- **Your instructions**
This exercise calls for every line of the listing below that contains the word "dbeta".

- **Records supplied**
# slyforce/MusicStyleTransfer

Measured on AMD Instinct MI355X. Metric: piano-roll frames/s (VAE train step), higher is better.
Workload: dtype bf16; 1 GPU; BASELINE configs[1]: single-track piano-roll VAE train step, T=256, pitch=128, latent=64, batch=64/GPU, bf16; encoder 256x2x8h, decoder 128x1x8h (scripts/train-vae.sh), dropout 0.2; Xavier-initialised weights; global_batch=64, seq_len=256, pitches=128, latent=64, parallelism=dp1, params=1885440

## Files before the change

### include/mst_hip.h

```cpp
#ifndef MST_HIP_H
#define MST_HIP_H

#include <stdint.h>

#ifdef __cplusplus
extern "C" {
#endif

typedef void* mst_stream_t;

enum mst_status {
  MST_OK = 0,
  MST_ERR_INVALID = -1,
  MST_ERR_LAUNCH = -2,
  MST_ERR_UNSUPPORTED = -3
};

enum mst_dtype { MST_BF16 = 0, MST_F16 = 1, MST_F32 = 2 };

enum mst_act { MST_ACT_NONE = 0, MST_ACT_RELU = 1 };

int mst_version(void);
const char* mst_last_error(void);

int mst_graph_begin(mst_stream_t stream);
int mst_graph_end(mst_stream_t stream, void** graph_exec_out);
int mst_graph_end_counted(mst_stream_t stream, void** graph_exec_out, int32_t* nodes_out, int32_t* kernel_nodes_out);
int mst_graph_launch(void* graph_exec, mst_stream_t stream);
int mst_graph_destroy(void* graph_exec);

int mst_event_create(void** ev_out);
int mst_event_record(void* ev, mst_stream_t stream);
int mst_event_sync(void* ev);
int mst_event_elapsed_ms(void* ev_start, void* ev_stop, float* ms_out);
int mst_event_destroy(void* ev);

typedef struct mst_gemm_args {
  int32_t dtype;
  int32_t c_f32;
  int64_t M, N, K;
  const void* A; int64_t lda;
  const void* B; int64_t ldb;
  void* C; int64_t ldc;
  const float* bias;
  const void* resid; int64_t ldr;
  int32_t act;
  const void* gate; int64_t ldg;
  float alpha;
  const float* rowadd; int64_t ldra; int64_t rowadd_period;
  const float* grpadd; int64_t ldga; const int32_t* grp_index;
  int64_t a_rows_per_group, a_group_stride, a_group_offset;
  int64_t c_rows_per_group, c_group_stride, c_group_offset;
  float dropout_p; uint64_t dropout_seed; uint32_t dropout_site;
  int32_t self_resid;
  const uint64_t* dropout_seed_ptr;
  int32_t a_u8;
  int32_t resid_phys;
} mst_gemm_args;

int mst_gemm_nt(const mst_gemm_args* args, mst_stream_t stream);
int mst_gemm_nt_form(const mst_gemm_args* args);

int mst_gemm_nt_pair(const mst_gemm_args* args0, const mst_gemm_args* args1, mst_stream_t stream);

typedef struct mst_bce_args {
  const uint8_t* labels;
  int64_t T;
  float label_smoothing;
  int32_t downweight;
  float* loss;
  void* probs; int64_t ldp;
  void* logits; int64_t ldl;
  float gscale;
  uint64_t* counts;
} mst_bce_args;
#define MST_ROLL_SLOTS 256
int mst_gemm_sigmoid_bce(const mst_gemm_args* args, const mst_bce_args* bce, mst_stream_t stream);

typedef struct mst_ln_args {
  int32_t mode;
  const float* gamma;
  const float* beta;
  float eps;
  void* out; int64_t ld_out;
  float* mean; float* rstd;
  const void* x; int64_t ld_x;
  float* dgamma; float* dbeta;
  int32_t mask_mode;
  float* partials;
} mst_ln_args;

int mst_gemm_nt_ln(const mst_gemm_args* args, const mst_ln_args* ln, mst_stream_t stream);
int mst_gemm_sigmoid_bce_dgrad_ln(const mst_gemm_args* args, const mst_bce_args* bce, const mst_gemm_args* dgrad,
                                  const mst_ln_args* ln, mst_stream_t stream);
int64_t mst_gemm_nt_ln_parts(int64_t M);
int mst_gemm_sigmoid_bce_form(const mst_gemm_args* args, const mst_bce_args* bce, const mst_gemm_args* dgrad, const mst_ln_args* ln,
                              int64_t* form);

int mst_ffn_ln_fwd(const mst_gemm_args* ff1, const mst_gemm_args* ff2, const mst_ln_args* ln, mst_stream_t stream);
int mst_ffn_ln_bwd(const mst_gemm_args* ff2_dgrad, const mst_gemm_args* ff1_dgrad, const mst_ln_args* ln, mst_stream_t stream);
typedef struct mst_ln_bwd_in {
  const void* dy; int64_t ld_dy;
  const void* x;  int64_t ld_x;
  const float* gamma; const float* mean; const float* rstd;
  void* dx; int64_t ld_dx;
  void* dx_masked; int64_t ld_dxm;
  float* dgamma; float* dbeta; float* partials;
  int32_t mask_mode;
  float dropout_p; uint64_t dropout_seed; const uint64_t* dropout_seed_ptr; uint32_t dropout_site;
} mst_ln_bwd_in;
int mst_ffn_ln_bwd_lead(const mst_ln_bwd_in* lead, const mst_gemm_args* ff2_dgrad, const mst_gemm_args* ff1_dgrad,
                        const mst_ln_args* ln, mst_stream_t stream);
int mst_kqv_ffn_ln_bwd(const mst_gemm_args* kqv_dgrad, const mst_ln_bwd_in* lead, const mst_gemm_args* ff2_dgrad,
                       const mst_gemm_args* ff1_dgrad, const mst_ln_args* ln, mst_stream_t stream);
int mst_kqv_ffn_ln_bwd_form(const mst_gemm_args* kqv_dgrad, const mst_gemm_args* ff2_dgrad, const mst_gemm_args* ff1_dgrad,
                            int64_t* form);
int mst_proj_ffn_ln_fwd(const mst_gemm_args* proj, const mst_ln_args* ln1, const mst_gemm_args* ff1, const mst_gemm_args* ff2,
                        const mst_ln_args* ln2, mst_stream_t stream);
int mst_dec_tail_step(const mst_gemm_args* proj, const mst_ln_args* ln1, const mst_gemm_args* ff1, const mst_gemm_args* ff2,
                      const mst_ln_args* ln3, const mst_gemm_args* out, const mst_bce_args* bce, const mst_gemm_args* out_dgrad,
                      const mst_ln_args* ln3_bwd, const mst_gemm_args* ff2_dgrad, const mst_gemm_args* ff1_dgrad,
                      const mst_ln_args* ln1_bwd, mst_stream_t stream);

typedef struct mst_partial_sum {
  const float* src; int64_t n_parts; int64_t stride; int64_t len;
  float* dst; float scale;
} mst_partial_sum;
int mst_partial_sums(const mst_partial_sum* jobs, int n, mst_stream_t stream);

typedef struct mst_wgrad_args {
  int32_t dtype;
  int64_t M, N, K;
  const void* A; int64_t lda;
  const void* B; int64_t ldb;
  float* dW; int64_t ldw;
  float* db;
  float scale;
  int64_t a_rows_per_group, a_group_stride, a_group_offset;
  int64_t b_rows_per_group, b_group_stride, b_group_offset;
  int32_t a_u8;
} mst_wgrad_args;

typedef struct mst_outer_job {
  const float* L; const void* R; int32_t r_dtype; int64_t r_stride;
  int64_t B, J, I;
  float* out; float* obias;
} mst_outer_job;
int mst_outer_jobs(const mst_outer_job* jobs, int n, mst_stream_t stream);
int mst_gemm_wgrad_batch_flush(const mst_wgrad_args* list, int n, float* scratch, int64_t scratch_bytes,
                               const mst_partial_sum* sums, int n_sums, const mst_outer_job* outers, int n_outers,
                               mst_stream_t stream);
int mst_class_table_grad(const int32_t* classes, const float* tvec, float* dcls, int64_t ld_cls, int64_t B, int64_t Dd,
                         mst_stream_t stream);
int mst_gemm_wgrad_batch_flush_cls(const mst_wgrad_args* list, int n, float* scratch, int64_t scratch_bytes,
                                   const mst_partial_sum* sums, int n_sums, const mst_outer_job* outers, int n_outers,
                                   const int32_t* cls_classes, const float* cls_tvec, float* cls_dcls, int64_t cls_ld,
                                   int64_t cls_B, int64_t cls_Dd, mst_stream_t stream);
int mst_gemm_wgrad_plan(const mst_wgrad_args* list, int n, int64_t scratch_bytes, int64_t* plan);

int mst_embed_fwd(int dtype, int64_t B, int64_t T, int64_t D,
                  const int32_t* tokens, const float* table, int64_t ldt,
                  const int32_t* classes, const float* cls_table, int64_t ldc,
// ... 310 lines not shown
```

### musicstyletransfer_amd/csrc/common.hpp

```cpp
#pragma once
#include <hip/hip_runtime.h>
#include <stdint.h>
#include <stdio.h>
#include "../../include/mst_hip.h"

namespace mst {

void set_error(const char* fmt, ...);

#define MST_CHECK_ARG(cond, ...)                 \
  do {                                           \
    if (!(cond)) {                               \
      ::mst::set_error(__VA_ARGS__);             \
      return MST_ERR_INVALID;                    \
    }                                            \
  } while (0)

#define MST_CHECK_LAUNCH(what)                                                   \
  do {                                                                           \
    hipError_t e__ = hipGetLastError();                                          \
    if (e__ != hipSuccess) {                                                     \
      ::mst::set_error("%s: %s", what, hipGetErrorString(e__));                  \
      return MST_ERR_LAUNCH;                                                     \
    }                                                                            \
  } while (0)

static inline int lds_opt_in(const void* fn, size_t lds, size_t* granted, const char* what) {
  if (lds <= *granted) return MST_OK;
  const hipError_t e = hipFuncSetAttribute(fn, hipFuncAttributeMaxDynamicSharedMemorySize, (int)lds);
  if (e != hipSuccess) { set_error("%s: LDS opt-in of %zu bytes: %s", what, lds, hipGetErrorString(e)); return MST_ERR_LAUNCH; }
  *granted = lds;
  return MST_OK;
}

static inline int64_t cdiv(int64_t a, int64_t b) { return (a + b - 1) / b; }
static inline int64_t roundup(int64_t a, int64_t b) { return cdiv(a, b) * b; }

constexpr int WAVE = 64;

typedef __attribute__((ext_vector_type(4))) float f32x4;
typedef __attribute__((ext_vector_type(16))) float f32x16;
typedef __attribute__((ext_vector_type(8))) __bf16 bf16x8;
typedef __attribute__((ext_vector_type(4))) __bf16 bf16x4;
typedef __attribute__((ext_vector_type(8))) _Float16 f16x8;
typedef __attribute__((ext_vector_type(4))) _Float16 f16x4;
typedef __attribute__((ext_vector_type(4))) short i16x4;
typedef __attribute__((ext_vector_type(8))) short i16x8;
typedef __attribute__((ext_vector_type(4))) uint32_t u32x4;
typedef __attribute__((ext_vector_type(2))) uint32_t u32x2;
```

- **Response for this exercise**
  float* dgamma; float* dbeta;
  float* dgamma; float* dbeta; float* partials;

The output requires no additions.